_What you are asked to do_
Only the lines below between the ones containing "inv_b = 1.f / (sw * sd_b);" and "const int oyc", inclusive, are to be reproduced, each exactly as it stands.

_Extracted entries_
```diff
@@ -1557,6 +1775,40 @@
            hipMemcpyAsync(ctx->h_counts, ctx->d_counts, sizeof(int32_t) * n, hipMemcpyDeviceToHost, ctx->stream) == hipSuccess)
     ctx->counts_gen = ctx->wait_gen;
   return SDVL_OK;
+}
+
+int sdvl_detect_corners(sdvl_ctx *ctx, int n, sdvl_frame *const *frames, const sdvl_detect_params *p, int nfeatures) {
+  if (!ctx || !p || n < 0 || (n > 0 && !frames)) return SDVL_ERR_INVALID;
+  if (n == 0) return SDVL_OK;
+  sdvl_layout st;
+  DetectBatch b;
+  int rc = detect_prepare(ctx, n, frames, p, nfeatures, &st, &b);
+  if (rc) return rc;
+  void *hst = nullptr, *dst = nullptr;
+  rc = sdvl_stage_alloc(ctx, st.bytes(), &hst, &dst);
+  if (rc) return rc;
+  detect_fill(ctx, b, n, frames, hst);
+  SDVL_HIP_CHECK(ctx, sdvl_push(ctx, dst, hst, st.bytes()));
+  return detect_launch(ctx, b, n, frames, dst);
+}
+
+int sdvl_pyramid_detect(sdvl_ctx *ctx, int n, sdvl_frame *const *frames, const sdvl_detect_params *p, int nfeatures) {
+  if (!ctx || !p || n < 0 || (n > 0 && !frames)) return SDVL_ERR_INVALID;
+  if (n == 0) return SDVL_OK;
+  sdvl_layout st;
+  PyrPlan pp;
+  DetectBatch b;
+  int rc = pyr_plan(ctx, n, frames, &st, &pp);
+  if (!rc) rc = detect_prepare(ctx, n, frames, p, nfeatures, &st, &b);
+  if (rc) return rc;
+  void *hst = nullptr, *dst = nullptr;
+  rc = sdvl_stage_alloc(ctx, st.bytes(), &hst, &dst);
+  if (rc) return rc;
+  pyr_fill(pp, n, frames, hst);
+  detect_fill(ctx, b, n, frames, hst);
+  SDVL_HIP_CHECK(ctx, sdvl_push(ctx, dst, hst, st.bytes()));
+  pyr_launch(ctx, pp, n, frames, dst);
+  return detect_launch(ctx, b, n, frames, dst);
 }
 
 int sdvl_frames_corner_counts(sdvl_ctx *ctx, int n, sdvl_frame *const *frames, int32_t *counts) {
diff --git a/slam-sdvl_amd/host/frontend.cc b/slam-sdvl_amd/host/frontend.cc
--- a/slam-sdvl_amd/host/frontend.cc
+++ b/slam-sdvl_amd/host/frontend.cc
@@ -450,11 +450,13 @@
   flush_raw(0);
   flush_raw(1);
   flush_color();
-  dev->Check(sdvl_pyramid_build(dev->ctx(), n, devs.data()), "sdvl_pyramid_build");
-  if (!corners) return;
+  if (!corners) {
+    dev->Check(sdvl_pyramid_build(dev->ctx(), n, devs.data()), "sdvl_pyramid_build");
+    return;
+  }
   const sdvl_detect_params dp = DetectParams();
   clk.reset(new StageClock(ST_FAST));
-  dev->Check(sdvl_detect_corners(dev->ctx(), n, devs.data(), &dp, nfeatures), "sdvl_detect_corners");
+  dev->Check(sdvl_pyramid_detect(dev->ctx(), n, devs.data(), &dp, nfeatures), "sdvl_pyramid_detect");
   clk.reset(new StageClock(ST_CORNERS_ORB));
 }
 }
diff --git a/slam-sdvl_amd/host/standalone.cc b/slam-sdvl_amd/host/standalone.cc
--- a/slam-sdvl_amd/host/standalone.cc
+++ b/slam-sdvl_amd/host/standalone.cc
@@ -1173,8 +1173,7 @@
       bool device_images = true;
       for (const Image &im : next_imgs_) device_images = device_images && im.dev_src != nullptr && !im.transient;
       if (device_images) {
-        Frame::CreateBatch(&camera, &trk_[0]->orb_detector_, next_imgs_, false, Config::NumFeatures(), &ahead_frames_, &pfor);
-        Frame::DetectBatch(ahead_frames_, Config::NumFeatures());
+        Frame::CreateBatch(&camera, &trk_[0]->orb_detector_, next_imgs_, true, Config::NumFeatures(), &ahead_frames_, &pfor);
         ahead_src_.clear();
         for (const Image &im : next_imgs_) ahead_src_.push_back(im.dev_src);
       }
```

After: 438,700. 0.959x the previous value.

...

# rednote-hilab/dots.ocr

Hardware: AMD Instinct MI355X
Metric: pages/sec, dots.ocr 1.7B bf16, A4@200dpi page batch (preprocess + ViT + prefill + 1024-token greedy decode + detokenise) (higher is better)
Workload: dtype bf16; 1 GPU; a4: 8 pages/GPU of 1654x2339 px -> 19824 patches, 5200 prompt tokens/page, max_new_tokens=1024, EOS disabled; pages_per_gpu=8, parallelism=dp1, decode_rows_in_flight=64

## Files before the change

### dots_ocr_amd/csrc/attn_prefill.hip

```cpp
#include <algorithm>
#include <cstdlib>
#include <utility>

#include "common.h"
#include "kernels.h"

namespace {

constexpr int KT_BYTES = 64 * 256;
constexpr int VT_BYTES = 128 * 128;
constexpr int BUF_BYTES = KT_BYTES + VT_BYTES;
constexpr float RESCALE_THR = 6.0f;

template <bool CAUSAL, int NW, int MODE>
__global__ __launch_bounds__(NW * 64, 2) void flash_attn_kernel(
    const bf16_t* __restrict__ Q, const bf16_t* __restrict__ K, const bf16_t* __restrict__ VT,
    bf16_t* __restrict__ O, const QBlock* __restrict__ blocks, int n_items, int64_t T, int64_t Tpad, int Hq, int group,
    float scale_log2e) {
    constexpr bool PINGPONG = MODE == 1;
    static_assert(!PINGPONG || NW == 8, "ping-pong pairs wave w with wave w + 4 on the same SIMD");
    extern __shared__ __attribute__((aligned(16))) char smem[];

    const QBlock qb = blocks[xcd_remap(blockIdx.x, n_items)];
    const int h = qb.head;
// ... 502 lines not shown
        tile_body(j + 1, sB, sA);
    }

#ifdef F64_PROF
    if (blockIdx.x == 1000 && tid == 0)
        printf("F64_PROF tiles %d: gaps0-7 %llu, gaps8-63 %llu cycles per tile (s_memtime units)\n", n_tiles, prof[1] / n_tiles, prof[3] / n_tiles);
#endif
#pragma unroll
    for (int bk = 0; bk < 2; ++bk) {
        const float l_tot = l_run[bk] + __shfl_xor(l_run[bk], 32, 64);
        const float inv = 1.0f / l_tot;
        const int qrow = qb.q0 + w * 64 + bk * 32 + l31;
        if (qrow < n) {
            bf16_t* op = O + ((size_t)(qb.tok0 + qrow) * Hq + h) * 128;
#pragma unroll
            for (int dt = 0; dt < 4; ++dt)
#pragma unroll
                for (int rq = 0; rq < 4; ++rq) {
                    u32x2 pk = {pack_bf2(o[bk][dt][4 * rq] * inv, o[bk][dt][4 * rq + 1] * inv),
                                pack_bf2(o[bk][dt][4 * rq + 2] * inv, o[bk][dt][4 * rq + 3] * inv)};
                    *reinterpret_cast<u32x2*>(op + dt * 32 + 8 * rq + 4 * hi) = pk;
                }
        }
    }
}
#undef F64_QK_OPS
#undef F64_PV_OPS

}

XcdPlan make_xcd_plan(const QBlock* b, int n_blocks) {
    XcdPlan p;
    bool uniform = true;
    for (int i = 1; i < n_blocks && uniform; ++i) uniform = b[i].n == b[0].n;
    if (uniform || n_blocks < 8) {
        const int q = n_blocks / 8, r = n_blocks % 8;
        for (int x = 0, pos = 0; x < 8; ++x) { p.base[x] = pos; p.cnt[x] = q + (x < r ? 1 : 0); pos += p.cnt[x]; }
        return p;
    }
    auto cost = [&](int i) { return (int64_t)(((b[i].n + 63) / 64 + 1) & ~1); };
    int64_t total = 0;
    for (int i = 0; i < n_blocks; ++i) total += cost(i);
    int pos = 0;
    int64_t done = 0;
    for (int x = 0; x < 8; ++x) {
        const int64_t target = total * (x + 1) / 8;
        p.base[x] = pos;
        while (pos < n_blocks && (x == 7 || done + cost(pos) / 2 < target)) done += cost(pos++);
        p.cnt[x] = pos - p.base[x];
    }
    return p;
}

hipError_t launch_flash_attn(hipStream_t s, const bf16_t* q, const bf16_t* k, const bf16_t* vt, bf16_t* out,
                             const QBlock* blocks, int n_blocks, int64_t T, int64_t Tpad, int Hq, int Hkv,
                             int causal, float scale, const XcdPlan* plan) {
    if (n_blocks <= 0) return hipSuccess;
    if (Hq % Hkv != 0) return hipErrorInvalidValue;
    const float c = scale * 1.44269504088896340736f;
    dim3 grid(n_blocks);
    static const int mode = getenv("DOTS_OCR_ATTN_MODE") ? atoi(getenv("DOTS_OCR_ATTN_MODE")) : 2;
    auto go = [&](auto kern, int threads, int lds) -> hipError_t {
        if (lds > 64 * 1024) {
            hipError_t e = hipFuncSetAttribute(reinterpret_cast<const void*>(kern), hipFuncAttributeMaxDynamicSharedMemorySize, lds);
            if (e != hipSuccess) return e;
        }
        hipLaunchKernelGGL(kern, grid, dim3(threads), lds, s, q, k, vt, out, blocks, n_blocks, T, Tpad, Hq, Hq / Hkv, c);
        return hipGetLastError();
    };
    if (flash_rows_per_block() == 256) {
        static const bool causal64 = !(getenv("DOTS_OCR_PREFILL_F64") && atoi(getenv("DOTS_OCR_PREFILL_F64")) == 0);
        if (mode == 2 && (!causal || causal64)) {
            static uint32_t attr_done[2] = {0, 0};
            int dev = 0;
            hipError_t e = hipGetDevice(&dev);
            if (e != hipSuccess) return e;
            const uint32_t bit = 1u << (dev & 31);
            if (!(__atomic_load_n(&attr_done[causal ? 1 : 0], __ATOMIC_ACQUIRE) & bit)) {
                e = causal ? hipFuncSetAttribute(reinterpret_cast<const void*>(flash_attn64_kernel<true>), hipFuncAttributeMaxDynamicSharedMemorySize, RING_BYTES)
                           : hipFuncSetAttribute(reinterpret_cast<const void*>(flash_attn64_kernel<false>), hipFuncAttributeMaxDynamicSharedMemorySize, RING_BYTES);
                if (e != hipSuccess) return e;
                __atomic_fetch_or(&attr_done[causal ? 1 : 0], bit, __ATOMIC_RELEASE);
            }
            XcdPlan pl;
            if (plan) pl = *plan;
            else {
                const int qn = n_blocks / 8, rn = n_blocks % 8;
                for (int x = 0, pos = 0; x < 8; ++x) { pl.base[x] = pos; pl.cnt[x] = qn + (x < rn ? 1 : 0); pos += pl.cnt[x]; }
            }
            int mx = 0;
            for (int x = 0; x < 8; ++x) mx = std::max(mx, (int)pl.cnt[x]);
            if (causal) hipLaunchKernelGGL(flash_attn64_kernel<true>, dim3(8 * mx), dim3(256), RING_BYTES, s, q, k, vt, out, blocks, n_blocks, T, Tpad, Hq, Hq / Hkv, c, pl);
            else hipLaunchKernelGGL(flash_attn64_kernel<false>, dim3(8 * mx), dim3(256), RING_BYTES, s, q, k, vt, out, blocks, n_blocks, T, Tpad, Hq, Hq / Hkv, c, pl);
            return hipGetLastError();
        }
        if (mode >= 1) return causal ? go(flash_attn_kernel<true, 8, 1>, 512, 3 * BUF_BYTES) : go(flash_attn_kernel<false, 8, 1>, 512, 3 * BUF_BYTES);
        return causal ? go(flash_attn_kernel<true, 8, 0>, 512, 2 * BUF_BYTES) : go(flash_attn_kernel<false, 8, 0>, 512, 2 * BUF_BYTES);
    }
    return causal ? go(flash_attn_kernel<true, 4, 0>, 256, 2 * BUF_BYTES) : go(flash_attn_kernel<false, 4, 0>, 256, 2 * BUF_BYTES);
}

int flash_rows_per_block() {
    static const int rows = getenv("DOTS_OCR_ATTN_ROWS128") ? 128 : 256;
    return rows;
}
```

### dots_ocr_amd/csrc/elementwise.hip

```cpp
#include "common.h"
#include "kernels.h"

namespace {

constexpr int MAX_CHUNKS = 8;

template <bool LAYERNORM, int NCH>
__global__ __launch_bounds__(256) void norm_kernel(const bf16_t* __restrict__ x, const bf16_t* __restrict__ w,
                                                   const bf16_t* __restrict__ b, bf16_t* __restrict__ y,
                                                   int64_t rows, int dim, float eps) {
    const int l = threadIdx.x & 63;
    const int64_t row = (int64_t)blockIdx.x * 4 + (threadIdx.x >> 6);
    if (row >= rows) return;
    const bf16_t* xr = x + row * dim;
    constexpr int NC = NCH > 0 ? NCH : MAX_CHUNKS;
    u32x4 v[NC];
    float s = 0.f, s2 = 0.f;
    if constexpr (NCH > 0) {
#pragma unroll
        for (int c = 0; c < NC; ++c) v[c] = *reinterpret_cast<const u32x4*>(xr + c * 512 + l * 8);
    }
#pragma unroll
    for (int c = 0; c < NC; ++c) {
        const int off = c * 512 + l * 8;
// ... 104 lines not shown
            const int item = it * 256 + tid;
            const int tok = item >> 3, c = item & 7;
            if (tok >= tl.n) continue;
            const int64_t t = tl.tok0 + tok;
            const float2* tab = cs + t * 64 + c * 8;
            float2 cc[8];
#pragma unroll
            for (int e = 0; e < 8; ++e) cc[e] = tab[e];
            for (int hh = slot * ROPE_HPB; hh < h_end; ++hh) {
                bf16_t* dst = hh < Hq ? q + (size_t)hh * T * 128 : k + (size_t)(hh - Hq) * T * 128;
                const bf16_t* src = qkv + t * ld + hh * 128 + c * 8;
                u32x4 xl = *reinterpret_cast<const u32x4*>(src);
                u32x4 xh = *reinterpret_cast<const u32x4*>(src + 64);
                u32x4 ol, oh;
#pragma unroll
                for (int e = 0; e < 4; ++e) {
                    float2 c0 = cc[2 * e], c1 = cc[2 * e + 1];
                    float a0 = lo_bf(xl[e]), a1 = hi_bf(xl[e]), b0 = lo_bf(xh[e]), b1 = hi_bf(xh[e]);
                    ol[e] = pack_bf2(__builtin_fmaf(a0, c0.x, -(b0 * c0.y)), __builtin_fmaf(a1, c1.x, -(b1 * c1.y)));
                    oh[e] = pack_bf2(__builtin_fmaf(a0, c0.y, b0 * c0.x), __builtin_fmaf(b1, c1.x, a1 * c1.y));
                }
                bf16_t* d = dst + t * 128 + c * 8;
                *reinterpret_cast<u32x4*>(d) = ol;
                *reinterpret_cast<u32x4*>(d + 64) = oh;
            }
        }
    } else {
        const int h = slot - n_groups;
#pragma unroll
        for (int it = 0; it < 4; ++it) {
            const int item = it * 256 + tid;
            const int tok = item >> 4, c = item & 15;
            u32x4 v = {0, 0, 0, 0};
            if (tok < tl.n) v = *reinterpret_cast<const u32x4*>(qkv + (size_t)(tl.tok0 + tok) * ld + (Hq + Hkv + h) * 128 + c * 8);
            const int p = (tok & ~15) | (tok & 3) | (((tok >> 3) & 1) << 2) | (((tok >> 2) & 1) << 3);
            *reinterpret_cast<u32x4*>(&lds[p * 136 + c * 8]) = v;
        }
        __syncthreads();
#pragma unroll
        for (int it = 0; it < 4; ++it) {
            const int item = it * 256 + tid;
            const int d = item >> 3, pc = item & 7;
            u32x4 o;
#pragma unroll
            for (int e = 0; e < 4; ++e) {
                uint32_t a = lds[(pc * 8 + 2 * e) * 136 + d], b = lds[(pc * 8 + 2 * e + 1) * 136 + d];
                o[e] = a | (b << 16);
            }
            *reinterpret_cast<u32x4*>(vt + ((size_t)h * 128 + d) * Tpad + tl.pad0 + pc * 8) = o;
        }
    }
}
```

---

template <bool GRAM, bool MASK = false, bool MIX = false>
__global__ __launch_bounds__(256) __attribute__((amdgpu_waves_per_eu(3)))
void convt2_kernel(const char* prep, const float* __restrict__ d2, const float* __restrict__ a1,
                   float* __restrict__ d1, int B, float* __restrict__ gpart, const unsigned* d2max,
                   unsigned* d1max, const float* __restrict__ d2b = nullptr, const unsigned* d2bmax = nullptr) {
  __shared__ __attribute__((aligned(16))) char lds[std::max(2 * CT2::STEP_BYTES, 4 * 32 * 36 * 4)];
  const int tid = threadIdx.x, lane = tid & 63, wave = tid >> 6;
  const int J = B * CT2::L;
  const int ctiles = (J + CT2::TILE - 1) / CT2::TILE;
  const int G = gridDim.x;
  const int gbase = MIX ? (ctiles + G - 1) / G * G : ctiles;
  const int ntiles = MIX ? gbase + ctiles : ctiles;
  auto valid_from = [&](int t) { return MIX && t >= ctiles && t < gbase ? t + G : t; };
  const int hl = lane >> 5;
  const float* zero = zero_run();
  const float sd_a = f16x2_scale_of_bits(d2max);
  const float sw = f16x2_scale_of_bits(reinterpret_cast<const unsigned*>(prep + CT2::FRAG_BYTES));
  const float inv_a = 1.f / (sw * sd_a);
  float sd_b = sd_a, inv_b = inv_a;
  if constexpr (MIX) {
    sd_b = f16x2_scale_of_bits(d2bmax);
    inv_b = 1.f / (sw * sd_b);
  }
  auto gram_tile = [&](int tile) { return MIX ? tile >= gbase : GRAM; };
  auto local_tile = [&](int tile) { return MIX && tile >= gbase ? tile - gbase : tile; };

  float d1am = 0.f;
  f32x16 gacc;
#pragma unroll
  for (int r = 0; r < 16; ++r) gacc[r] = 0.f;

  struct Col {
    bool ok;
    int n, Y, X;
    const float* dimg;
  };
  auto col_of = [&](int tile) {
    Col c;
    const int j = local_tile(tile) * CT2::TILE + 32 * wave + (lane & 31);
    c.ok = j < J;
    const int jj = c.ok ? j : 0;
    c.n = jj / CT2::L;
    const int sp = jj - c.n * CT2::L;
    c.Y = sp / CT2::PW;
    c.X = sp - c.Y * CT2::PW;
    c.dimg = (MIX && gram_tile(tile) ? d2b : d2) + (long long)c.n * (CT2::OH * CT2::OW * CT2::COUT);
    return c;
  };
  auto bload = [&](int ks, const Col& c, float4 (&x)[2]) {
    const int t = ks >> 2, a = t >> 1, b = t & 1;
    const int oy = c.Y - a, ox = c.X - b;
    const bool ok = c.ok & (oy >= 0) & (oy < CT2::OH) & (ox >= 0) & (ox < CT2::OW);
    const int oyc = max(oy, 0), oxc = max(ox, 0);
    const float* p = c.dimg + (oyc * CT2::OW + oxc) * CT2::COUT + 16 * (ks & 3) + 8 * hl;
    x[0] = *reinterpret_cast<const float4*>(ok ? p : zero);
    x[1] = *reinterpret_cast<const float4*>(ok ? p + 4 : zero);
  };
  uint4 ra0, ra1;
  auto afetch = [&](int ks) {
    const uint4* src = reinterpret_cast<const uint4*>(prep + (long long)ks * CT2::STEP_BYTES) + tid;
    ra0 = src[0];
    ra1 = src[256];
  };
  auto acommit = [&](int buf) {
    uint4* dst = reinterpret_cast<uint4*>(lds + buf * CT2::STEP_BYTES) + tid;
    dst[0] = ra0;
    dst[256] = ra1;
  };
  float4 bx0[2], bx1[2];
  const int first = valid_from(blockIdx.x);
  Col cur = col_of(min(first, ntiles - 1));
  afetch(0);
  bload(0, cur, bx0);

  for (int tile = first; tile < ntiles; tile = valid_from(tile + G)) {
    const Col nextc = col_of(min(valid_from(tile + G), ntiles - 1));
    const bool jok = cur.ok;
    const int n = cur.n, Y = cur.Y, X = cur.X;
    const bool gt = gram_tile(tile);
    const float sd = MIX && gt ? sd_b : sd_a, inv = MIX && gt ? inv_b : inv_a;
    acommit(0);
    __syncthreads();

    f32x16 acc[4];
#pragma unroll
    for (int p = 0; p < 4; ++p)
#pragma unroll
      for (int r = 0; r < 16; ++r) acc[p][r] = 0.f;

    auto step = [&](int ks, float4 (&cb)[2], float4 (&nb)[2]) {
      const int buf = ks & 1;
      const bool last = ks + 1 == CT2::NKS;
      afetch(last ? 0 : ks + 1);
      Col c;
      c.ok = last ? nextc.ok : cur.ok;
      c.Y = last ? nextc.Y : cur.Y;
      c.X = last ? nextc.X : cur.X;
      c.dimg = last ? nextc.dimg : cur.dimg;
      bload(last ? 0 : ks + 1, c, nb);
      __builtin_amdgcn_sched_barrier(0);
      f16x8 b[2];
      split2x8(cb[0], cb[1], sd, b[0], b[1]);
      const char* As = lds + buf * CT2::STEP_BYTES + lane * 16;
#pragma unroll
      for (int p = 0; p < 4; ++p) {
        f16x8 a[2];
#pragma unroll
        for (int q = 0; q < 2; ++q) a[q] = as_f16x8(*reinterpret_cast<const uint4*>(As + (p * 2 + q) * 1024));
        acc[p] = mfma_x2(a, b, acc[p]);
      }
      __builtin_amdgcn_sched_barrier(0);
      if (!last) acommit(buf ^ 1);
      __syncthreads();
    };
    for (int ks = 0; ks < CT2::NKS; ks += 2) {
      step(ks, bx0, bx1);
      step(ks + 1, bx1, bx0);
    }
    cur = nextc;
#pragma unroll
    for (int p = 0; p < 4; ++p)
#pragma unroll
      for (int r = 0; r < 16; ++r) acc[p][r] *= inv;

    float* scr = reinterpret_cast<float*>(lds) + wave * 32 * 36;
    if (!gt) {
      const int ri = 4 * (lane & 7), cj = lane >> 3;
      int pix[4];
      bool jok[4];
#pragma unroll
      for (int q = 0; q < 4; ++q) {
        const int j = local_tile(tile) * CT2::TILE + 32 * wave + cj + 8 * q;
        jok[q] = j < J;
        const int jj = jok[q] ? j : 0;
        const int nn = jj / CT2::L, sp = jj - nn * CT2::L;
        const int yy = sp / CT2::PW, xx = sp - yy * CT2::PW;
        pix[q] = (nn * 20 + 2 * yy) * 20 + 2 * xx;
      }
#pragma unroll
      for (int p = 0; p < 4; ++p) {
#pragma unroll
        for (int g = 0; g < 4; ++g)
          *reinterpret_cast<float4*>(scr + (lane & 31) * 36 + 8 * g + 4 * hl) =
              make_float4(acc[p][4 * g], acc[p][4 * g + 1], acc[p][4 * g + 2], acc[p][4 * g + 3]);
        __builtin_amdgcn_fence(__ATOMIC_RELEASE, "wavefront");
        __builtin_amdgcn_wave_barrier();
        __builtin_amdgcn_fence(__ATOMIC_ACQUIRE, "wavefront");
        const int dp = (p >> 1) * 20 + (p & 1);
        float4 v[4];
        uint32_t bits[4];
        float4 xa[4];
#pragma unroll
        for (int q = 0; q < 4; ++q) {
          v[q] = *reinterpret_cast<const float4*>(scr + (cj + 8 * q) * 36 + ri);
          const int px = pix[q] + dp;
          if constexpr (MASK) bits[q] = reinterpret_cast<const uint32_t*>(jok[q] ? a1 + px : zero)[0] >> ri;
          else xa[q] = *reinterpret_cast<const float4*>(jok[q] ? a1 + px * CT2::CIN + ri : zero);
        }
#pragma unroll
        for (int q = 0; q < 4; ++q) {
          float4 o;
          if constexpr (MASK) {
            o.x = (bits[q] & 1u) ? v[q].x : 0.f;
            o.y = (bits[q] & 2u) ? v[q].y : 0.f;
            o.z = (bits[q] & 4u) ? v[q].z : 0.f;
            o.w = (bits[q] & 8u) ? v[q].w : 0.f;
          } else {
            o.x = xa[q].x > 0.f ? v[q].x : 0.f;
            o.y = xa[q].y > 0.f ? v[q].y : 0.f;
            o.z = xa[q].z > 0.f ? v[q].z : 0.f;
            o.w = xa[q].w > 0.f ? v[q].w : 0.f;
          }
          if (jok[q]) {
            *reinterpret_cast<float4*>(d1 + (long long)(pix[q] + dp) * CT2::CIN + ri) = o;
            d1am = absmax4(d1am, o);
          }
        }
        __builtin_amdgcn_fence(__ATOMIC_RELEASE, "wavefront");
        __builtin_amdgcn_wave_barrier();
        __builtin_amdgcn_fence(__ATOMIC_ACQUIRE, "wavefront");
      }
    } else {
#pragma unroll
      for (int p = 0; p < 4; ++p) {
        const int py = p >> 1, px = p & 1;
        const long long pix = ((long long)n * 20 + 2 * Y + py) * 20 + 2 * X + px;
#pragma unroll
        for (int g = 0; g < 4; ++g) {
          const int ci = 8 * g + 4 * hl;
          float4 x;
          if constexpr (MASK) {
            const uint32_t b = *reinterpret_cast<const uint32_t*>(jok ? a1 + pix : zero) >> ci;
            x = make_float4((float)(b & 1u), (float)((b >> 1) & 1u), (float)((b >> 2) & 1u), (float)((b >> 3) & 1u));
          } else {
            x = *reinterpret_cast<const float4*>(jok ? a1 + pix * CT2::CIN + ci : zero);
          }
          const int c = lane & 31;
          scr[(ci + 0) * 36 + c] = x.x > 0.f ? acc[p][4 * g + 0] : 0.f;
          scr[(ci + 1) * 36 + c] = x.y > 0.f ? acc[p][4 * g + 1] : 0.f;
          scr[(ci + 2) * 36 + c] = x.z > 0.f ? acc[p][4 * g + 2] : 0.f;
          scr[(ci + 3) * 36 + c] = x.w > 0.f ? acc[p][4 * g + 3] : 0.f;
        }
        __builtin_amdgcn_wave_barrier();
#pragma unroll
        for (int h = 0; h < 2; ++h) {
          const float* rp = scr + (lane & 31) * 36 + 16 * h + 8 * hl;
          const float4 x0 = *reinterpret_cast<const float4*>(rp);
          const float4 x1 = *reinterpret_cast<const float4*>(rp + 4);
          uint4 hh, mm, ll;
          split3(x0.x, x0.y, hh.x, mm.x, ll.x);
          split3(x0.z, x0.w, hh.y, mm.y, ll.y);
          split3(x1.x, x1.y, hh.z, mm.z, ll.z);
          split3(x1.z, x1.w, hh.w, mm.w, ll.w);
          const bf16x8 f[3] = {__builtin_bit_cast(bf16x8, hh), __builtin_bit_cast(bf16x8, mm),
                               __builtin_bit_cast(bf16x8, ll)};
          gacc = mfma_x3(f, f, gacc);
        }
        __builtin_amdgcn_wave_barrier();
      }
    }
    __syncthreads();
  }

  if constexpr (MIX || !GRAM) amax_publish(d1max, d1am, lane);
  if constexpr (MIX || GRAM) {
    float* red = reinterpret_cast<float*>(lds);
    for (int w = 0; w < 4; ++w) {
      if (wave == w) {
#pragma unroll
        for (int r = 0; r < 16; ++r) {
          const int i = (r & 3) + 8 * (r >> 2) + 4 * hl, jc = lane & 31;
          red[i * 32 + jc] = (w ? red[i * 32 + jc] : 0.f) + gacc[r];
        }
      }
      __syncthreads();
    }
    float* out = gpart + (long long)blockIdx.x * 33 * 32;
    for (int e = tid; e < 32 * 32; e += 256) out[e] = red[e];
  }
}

_Solution to this exercise_
    inv_b = 1.f / (sw * sd_b);
  }
  auto gram_tile = [&](int tile) { return MIX ? tile >= gbase : GRAM; };
  auto local_tile = [&](int tile) { return MIX && tile >= gbase ? tile - gbase : tile; };

  float d1am = 0.f;
  f32x16 gacc;
#pragma unroll
  for (int r = 0; r < 16; ++r) gacc[r] = 0.f;

  struct Col {
    bool ok;
    int n, Y, X;
    const float* dimg;
  };
  auto col_of = [&](int tile) {
    Col c;
    const int j = local_tile(tile) * CT2::TILE + 32 * wave + (lane & 31);
    c.ok = j < J;
    const int jj = c.ok ? j : 0;
    c.n = jj / CT2::L;
    const int sp = jj - c.n * CT2::L;
    c.Y = sp / CT2::PW;
    c.X = sp - c.Y * CT2::PW;
    c.dimg = (MIX && gram_tile(tile) ? d2b : d2) + (long long)c.n * (CT2::OH * CT2::OW * CT2::COUT);
    return c;
  };
  auto bload = [&](int ks, const Col& c, float4 (&x)[2]) {
    const int t = ks >> 2, a = t >> 1, b = t & 1;
    const int oy = c.Y - a, ox = c.X - b;
    const bool ok = c.ok & (oy >= 0) & (oy < CT2::OH) & (ox >= 0) & (ox < CT2::OW);
    const int oyc = max(oy, 0), oxc = max(ox, 0);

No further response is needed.